Peru—The Last Passenger began in March 2011 and ended in December of the same year, on National Channel 2 ( Latina Televisión ), hosted by Adolfo Aguilar. However, the program returned again in 2015 . In 2014 Andina de Televisión launched the format under the name of All or Nothing, under the leadership of Renzo Schulle.

Paraguay—Began on December 3, 2012, and is currently broadcast on Channel 13, bearing the same name as the Argentine version. The program is hosted by Lucas Nataloni. - AUSTIN

Panama—Started on August 18, 2014, and ended in December 2015. Was broadcast by TVN Panama and bore the same name as the Argentine version. It was hosted by Ludwik Tapia. - AUSTIN

Mexico—Produced by Endemol Latino. Started on January 5, 2015, and was broadcast on Azteca Thirteen. The broadcast was called All or Nothing and was hosted by Mauricio Barcelata. - AUSTIN

Germany—Started on April 11, 2006, called "Verkeerstalent ", (The Last Passenger), on RTL Television . It was hosted by Larry Emdur and ended on December 3, 2009. In the original version, there was 3 teams (red, yellow and blue). The new version was called "Alles oder nichts", (All or Nothing), and started in 2010, ending in 2012, hosted by Heinz Emdur. It was eventually renamed "Ich habe von Holland", and was hosted by Linda de Mol. OtherWise

El Salvador—The show was named "All or Nothing", and was broadcast on Channel 6, TCS, starting on February 2, 2015, and was led by Roberto Acosta. Then it was broadcast on Channel 2 of TCS. Ended December 31, 2018.
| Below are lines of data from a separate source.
__global__ void k_tex_pack_offsets(TexJob *job, int n_seg) {
  if (threadIdx.x != 0 || blockIdx.x != 0) return;
  unsigned long long off = 0;
  for (int s = 0; s < n_seg; s++) {
    TexJob &J = job[s];
    unsigned long long len = 0;
    if (J.status == 0) { for (int k = 0; k < 3; k++) len += J.sec_len[k]; for (uint32_t l = 0; l < J.L; l++) len += J.slice_len[l]; }
    J.pack_off = off; J.pack_len = len; off += (len + 15ull) & ~15ull;
  }
}
__global__ void __launch_bounds__(UVOL_BLOCK) k_tex_pack(TexJob *job, uint8_t *packed, unsigned long long cap) {
  TJOB_OR_RETURN;
  if (J.pack_off + J.pack_len > cap) return;
  uint8_t *dst = packed + J.pack_off;
  const size_t stride = (size_t)gridDim.x * UVOL_BLOCK, t0 = (size_t)blockIdx.x * UVOL_BLOCK + threadIdx.x;
  for (uint32_t p = 0; p < 3 + J.L; p++) {
    const uint8_t *src = p < 3 ? J.sec[p] : J.slice[p - 3]; const uint32_t len = p < 3 ? J.sec_len[p] : J.slice_len[p - 3];
    for (size_t i = t0; i < len; i += stride) dst[i] = src[i];
    dst += len;
  }
}

struct TexLane {
  hipStream_t stream = nullptr; bool own_stream = false;
  uvol_devbuf slab, layers, job, packed;
  std::vector<TexJob> hjobs;
  uint8_t *pinned = nullptr; size_t pinned_cap = 0;
  int n_seg = 0, n_layers = 0, alpha = 0; uint32_t W = 0, H = 0;
  uint8_t *const *outs = nullptr; const size_t *caps = nullptr; size_t *out_lens = nullptr;
  int *status = nullptr;
  bool busy = false, on_device = false;
  std::vector<uint8_t *> outv; std::vector<size_t> capv; std::vector<const uint8_t *> srcv;
  UvolUpSlot *up = nullptr; uint64_t up_gen = 0; std::vector<size_t> up_off;
};
struct TexState { TexLane lane[2]; int next = 0; int deferred_rc = UVOL_OK; char deferred_err[512] = {0}; };
int tex_create(uvol_ctx *ctx) { ctx->tex = new TexState(); ctx->tex->lane[0].stream = ctx->stream; return UVOL_OK; }
void tex_destroy(uvol_ctx *ctx) {
  if (!ctx->tex) return;
  for (TexLane &t : ctx->tex->lane) {
    if (t.own_stream && t.stream) { (void)hipStreamSynchronize(t.stream); (void)hipStreamDestroy(t.stream); }
    for (uvol_devbuf *b : { &t.slab, &t.packed, &t.layers, &t.job }) if (b->p) (void)hipFree(b->p);
    if (t.pinned) (void)hipHostFree(t.pinned);
  }
  delete ctx->tex; ctx->tex = nullptr;
}
int tex_trim(uvol_ctx *ctx) {
  TexState *T = ctx->tex; if (!T) return UVOL_OK;
  for (TexLane &t : T->lane) {
    if (t.busy) continue;
    if (t.stream) UVOL_HIP_CHECK(ctx, hipStreamSynchronize(t.stream));
    for (uvol_devbuf *b : { &t.slab, &t.packed, &t.layers }) if (b->p) { UVOL_HIP_CHECK(ctx, hipFree(b->p)); b->p = nullptr; b->cap = 0; }
  }
  return UVOL_OK;
}
size_t uvol_texture_bound(uint32_t w, uint32_t h, int n) {
  const size_t nb = (size_t)((w + 3) / 4) * ((h + 3) / 4);
  return 65536 + 6 * (size_t)TEX_MAX_CODEBOOK * 4 + (nb * 16 + 64) * (size_t)(n > 0 ? n : 1);
}
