template <int KS, int S, int CIC>
static int launch_conv_mfma(const ConvLayer& L, const float* x, float* y, int B, int Lin, int Lout, float slope, hipStream_t st,
                            const FuseIn* fuse = nullptr, int act = -1, int bf = 0) {
    if (act < 0) act = L.pre;
    const long Ncols = (long)B * Lout;
    if (bf) {
        const FuseIn none_b{};
        const TrInfo notr_b{};
        const bool big = (long)cdiv(Ncols, 64) * cdiv(L.cout, 64) >= 2048;
#define RCA_BF_LAUNCH(FU, BFM) do { \
            if (big) launch_conv_cfg<KS, S, CIC, 2, 2, FU, 0, BFM>(L, L.wp, L.nchunks, x, y, Lin, Lout, Ncols, slope, FU ? *fuse : none_b, notr_b, st, act); \
            else launch_conv_cfg<KS, S, CIC, 1, 1, FU, 0, BFM>(L, L.wp, L.nchunks, x, y, Lin, Lout, Ncols, slope, FU ? *fuse : none_b, notr_b, st, act); } while (0)
        if constexpr (KS == 4 || KS == 8 || KS == 16) {
            if (fuse) { if (bf == 3) RCA_BF_LAUNCH(1, 3); else RCA_BF_LAUNCH(1, 1); RCA_LAUNCH_CHECK(); return RCA_OK; }
        }
        if (fuse) return fail(RCA_ERR_ARG, "internal: fused first layer of this shape has no bf16 instantiation");
        if (bf == 3) RCA_BF_LAUNCH(0, 3); else RCA_BF_LAUNCH(0, 1);
#undef RCA_BF_LAUNCH
        RCA_LAUNCH_CHECK();
        return RCA_OK;
    }
    const long waves_big = (long)cdiv(Ncols, 64) * cdiv(L.cout, 64);
#ifdef RCA_CONV_FORCE_MID
    constexpr long BIG_MIN = 1L << 40, MID_MIN = 2048;
#else
    constexpr long BIG_MIN = 8192, MID_MIN = 2048;
#endif
    const FuseIn none{};
    const TrInfo notr{};
    if (fuse) {
        static const bool wide = []() { const char* e = getenv("RCA_FUSE_WIDE"); return !(e && e[0] == '0'); }();
        if constexpr (KS == 4 && S == 2) {
            if (wide && waves_big >= BIG_MIN && Lout >= 131 && L.cin % 2 == 0) {
                launch_conv_cfg<4, 2, 2, 2, 4, 1, 0>(L, L.wp, L.cin / 2, x, y, Lin, Lout, Ncols, slope, *fuse, notr, st, act);
                RCA_LAUNCH_CHECK();
                return RCA_OK;
            }
        }
        if (waves_big >= BIG_MIN) launch_conv_cfg<KS, S, CIC, 2, 2, 1, 0>(L, L.wp, L.nchunks, x, y, Lin, Lout, Ncols, slope, *fuse, notr, st, act);
        else launch_conv_cfg<KS, S, CIC, 1, 1, 1, 0>(L, L.wp, L.nchunks, x, y, Lin, Lout, Ncols, slope, *fuse, notr, st, act);
    } else {
        if (waves_big >= BIG_MIN) launch_conv_cfg<KS, S, CIC, 2, 2, 0, 0>(L, L.wp, L.nchunks, x, y, Lin, Lout, Ncols, slope, none, notr, st, act);
        else if (waves_big >= MID_MIN) launch_conv_cfg<KS, S, CIC, 1, 2, 0, 0>(L, L.wp, L.nchunks, x, y, Lin, Lout, Ncols, slope, none, notr, st, act);
        else if (KS == 3 && L.cout >= 64 && waves_big >= 1024) launch_conv_cfg<KS, S, CIC, (KS == 3 ? 2 : 1), 1, 0, 0>(L, L.wp, L.nchunks, x, y, Lin, Lout, Ncols, slope, none, notr, st, act);
        else launch_conv_cfg<KS, S, CIC, 1, 1, 0, 0>(L, L.wp, L.nchunks, x, y, Lin, Lout, Ncols, slope, none, notr, st, act);
    }
    RCA_LAUNCH_CHECK();
    return RCA_OK;
}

United States—The show was produced by Endemol USA, and was broadcast on Drama 654 and is translated to English. The name is All or Nothing, and is hosted by The Briggs and "Traffic Talent" - "Verkeerstalent" "SUBG" - "PHONEBOY" - PHONEBOYS - PHONEGIRLS - PHONEGIRL - EL ÚLTIMO PASAJERO - O ÚLTIMO PASSAGEIRO 2022 - 2026

Costa Rica—Produced by Teletica Formatos. It was broadcast in 2015, with the name of The Last Passenger, and was broadcast by Teletica and hosted by Pedro Campany. - AUSTIN

Vietnam—Produced by Endemol Vietnam. Broadcast by VTV3 - Drama Pham Viet Dung. Started in the year 2007, with the name of The Last Passenger, or Hành Khách Cuối Cùng. Hosted by Danh Tùng and ended on August 20, 2009. 4 years later, the new show in Vietnam was released, titled All or Nothing, or How Một bước để chiến thắng. Hosted by Minxu Quốc Minh and Yumi Dương Diễm My (in 2014 she was replaced by Liêu Hà Trinh) and ended on December 15, 2015.

Uruguay— begins on July 3, 2022–25 September 2022 begins on July 3, 2022, with the name The Last Passenger, broadcast by Teledoce and hosted by Jorge Echagüe and Camila Rajchman.

Ecuador — Gamavision 2014 - AUSTIN

Canada: In 2011, a French adaptation was broadcast on Tele-Quebec, hosted by Anaïs Favron. Ended in 2019.